Setze dich warm eingehüllt hin, senke den Blick oder richte ihn auf einen ruhigen Himmelsausschnitt. Zähle Atemzüge bis zehn, beginne wieder bei eins. Wenn Gedanken abschweifen, bemerke es und kehre milde zurück. Nach einigen Minuten hebe langsam den Blick, weite das Feld und synchronisiere Atem, Herzschlag und Sternenfunkeln. Notiere später, wie die Qualität deiner Aufmerksamkeit sich veränderte, und was der Körper dir über Müdigkeit oder Wachheit erzählt.

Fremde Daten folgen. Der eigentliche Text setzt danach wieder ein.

# sanderslab/magellanmapper

Hardware: AMD Instinct MI355X
Metric: Mvoxels/s, 2048x2048x1024 uint16 stack, 5-sigma LoG blob detection (higher is better)
Workload: dtype f16x2 MFMA (f32 accumulate) + 16-bit fixed-point intermediates; f64 re-score of every candidate

## Files before the change

### magellanmapper_amd/csrc/mmx_ymfma.hip

```cpp

#include <type_traits>

#include <cstdlib>

#include "mmx_device.h"

struct ym_cfg {
    float w2[MMX_MAX_RADIUS_FAST + 1];
    float w0[MMX_MAX_RADIUS_FAST + 1];
    float unscale;
    float start;
    float lo, eps;
    int radius;
    int reverse;
};

namespace {

#ifndef YM5_OCC
#define YM5_OCC 2
#endif
#ifndef YM6_WAVES
#define YM6_WAVES 4
#define YM6_JH 4
#define YM6_NF 4
#endif
template <int NB, bool MASK>
__global__ void __launch_bounds__(NB <= 4 ? 256 : YM6_WAVES * 64, NB <= 4 ? 3 : (YM6_WAVES == 4 ? YM5_OCC : 1))
ym_kernel(const mmx_block* __restrict__ blocks, int64_t slot_elems, int64_t tile_stride,
          const unsigned* __restrict__ gt, float* __restrict__ out, ym_cfg cfg,
          unsigned long long* __restrict__ mask)
{
    constexpr int RB = 8 * (NB - 2);
    constexpr int NF = NB <= 4 ? 4 : YM6_NF;
    __shared__ v4u frag[NB * NF * 64];
    constexpr int WAVES = NB <= 4 ? 4 : YM6_WAVES;
    constexpr int JH = NB <= 4 ? 4 : YM6_JH;
    __shared__ float tr[WAVES * 2 * 1024];

    const mmx_block bd = blocks[cfg.reverse ? gridDim.y - 1 - blockIdx.y : blockIdx.y];
    const int ntx = (bd.nx + 15) >> 4, ntz = (bd.nz + 15) >> 4;
    if ((int)blockIdx.x * (WAVES / 4) >= ntx * ntz) return;
    for (int e = threadIdx.x; e < NB * NF * 64; e += WAVES * 64) {
        const int ln = e & 63, f = e >> 6;
        const int piece = (f % NF) % (NF / 2), kern = (f % NF) / (NF / 2), t = f / NF;
        const int m = ln & 15, kq = ln >> 4;
        const int delta = RB - 16 * t;
        unsigned pk[4];
#pragma unroll
        for (int i = 0; i < 8; i += 2) {
            float v[2];
#pragma unroll
            for (int u = 0; u < 2; ++u) {
                int d = 8 * kq + i + u - m + delta;
                d = d < 0 ? -d : d;
                const float ws = d <= cfg.radius ? (kern ? cfg.w0[d] : cfg.w2[d]) : 0.f;
                const float h = (float)(_Float16)ws;
                v[u] = piece == 0 ? h : (piece == 1 ? (ws - h) * 256.f : h * 256.f);
            }
            pk[i >> 1] = pack_h2(v[0], v[1]);
        }
        frag[e] = (v4u){pk[0], pk[1], pk[2], pk[3]};
    }
    __syncthreads();

    const int wv = __builtin_amdgcn_readfirstlane((int)(threadIdx.x >> 6));
    const int tile = (int)blockIdx.x * (WAVES / 4) + (wv >> 2);
    if (tile >= ntx * ntz) return;
    const int c = tile / ntz, U = tile - c * ntz;
    const int zq = wv & 3;
    if (16 * U + 4 * zq >= bd.nz) return;
    const int lane = threadIdx.x & 63;
    const int n = bd.ny;
    const float nms_lo = cfg.lo, nms_eps = cfg.eps, us = cfg.unscale;
    const int kq = lane >> 4, n16 = lane & 15;
    const unsigned trow_b = (unsigned)(ntx * ntz) * 1024u;
    const rsrc_t rs = make_rsrc(gt + (int64_t)bd.slot * tile_stride + (int64_t)tile * 256);
    const unsigned voff = (unsigned)(zq * 256 + n16 * 16);
    const unsigned voff_s = voff + (unsigned)(8 * kq) * trow_b;
    const int xi = lane & 15;
    const int z = 16 * U + 4 * zq + (lane >> 4), x = 16 * c + xi;
    const bool real = z < bd.nz && x < bd.nx;
    float* w1 = out + (int64_t)bd.slot * slot_elems;
    const rsrc_t rsw = make_rsrc(w1);
    const unsigned ooff = (unsigned)((real ? z : 0) * bd.ny * bd.px + (real ? x : 0)) * 4u;
    const unsigned row_b = (unsigned)bd.px * 4u;
    const mmx_entry_geom eg = mmx_entry_geom_make(MMX_MASK_QUADS, bd.nz, bd.nx, bd.px);
    const int nent = eg.per_row;
    ulonglong2* mrow = MASK ? reinterpret_cast<ulonglong2*>(mask) + mmx_entry_base(bd.slot, slot_elems) +
                              mmx_quads_entry(eg, 4 * U + zq, 0) + c
                            : nullptr;
    unsigned long long ab_prev = 0;
    const bool has_l = xi > 0, has_r = xi < 15 && x + 1 < bd.nx;
    float prev1 = -INFINITY, prev2 = -INFINITY, nbx_prev = -INFINITY;
    int ydone = 0;
    float* trw = tr + wv * 2048;

    auto close_pending = [&]() __attribute__((always_inline)) {
        unsigned long long m = 0;
        if (ab_prev) {
            const bool cand = real & (prev1 > nms_lo) & !(fmaxf(prev2, nbx_prev) > prev1 + nms_eps);
            m = __ballot(cand);
        }
        if (lane == 0) *mrow = make_ulonglong2(m, ab_prev);
    };
    auto row = [&](float acc, int y) __attribute__((always_inline)) {
        const unsigned long long ab = MASK ? mmx_above_word(real, acc, nms_lo) : ~0ull;
#ifndef YM_NOSTORE
        if (ab && real) __builtin_amdgcn_raw_buffer_store_b32(__float_as_uint(acc * us), rsw, ooff, (unsigned)y * row_b, 0);
#endif
        if constexpr (MASK) {
            float nbx = -INFINITY;
            if (ab) {
                nbx = mmx_x_neighbours<false>(acc, has_l, has_r);
            }
            if (ydone > 0) {
                unsigned long long m = 0;
                if (ab_prev) {
                    const bool cand = real & (prev1 > nms_lo) & !(fmaxf(fmaxf(prev2, acc), nbx_prev) > prev1 + nms_eps);
                    m = __ballot(cand);
                }
                if (lane == 0) *mrow = make_ulonglong2(m, ab_prev);
                mrow += nent;
            }
            prev2 = prev1; prev1 = acc; nbx_prev = nbx;
            ab_prev = ab;
            ++ydone;
        }
    };
    auto rows_of = [&](int T, int s, bool any) __attribute__((always_inline)) {
        if (T < 0 || 16 * T >= n) return;
        const int cnt = n - 16 * T < 16 ? n - 16 * T : 16;
        if (MASK && !any) {
            if (ydone > 0) {
                close_pending();
                mrow += nent;
            }
            if (lane < cnt - 1) mrow[(int64_t)lane * nent] = make_ulonglong2(0ull, 0ull);
            mrow += (int64_t)(cnt - 1) * nent;
            prev1 = prev2 = nbx_prev = -INFINITY;
            ab_prev = 0;
            ydone += cnt;
            return;
        }
        const float* src = trw + s * 1024 + lane;
        if (!MASK || cnt < 16) {
#pragma unroll 1
            for (int r = 0; r < cnt; ++r) row(src[r * 64], 16 * T + r);
            return;
        }
        float v[16];
#pragma unroll
        for (int r = 0; r < 16; ++r) v[r] = src[r * 64];
        unsigned long long ab[16];
        unsigned long long some = 0;
#pragma unroll
        for (int r = 0; r < 16; ++r) { ab[r] = mmx_above_word(real, v[r], nms_lo); some |= ab[r]; }
        unsigned e0 = 0, e1 = 0, e2 = 0, e3 = 0;
        auto put = [&](int ln, unsigned long long m, unsigned long long a) __attribute__((always_inline)) {
            const bool me = lane == ln;
            e0 = me ? (unsigned)m : e0;
            e1 = me ? (unsigned)(m >> 32) : e1;
            e2 = me ? (unsigned)a : e2;
            e3 = me ? (unsigned)(a >> 32) : e3;
        };
        if (ab_prev) {
            const bool cand = real & (prev1 > nms_lo) & !(fmaxf(fmaxf(prev2, v[0]), nbx_prev) > prev1 + nms_eps);
            put(0, __ballot(cand), ab_prev);
        }
        float nbx15 = -INFINITY;
        if (some) {
#pragma unroll
            for (int r = 0; r < 16; ++r) {
                if (ab[r]) {
#ifndef YM_NOSTORE
                    if (real) __builtin_amdgcn_raw_buffer_store_b32(__float_as_uint(v[r] * us), rsw, ooff, (unsigned)(16 * T + r) * row_b, 0);
#endif
                    const float nbx = mmx_x_neighbours<false>(v[r], has_l, has_r);
                    if (r < 15) {
                        const float below = r > 0 ? v[r > 0 ? r - 1 : 0] : prev1;
                        const bool cand = real & (v[r] > nms_lo) & !(fmaxf(fmaxf(below, v[r < 15 ? r + 1 : 15]), nbx) > v[r] + nms_eps);
                        put(r + 1, __ballot(cand), ab[r]);
                    } else {
                        nbx15 = nbx;
                    }
                }
            }
        }
        if (lane < 16 && (lane > 0 || ydone > 0)) {
            ulonglong2* dst = mrow + (int64_t)(ydone > 0 ? lane : lane - 1) * nent;
            *dst = make_ulonglong2((unsigned long long)e0 | ((unsigned long long)e1 << 32),
                                   (unsigned long long)e2 | ((unsigned long long)e3 << 32));
        }
        mrow += (int64_t)(ydone > 0 ? 16 : 15) * nent;
        prev2 = v[14]; prev1 = v[15]; nbx_prev = nbx15;
        ab_prev = ab[15];
        ydone += 16;
    };
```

Wähle einen kurzen, sicheren Pfad, den du vorher im Dämmerlicht erkundet hast. Gehe langsam, spüre jeden Schritt, lausche auf Knirschen und Wind. Hebe zwischendurch den Blick, verweile bei einem Sternhaufen, senke ihn wieder. Dieser Wechsel zwischen Welt unten und Weite oben hilft, nicht zu tranceartig zu werden. Markiere Wendepunkte, bleibe nah am Camp, und beende die Runde bewusst, vielleicht mit einer Hand aufs Herz als dankbares Zeichen.
Schreibe mit weiten, weichen Buchstaben, damit du das Rotlicht niedrig halten kannst. Notiere Sinneseindrücke zuerst, Bewertungen später. Welche Sterne sahst du indirekt? Welche Geräusche trugen dich? Welche Gedanken lösten sich? Kurze Skizzen von Sternbildern helfen beim Erinnern. Beende jede Seite mit einer kleinen Frage an den morgigen Tag. So entsteht ein Dialog zwischen Nacht und Alltag, der deine Praxis verbindlich und zärtlich verankert.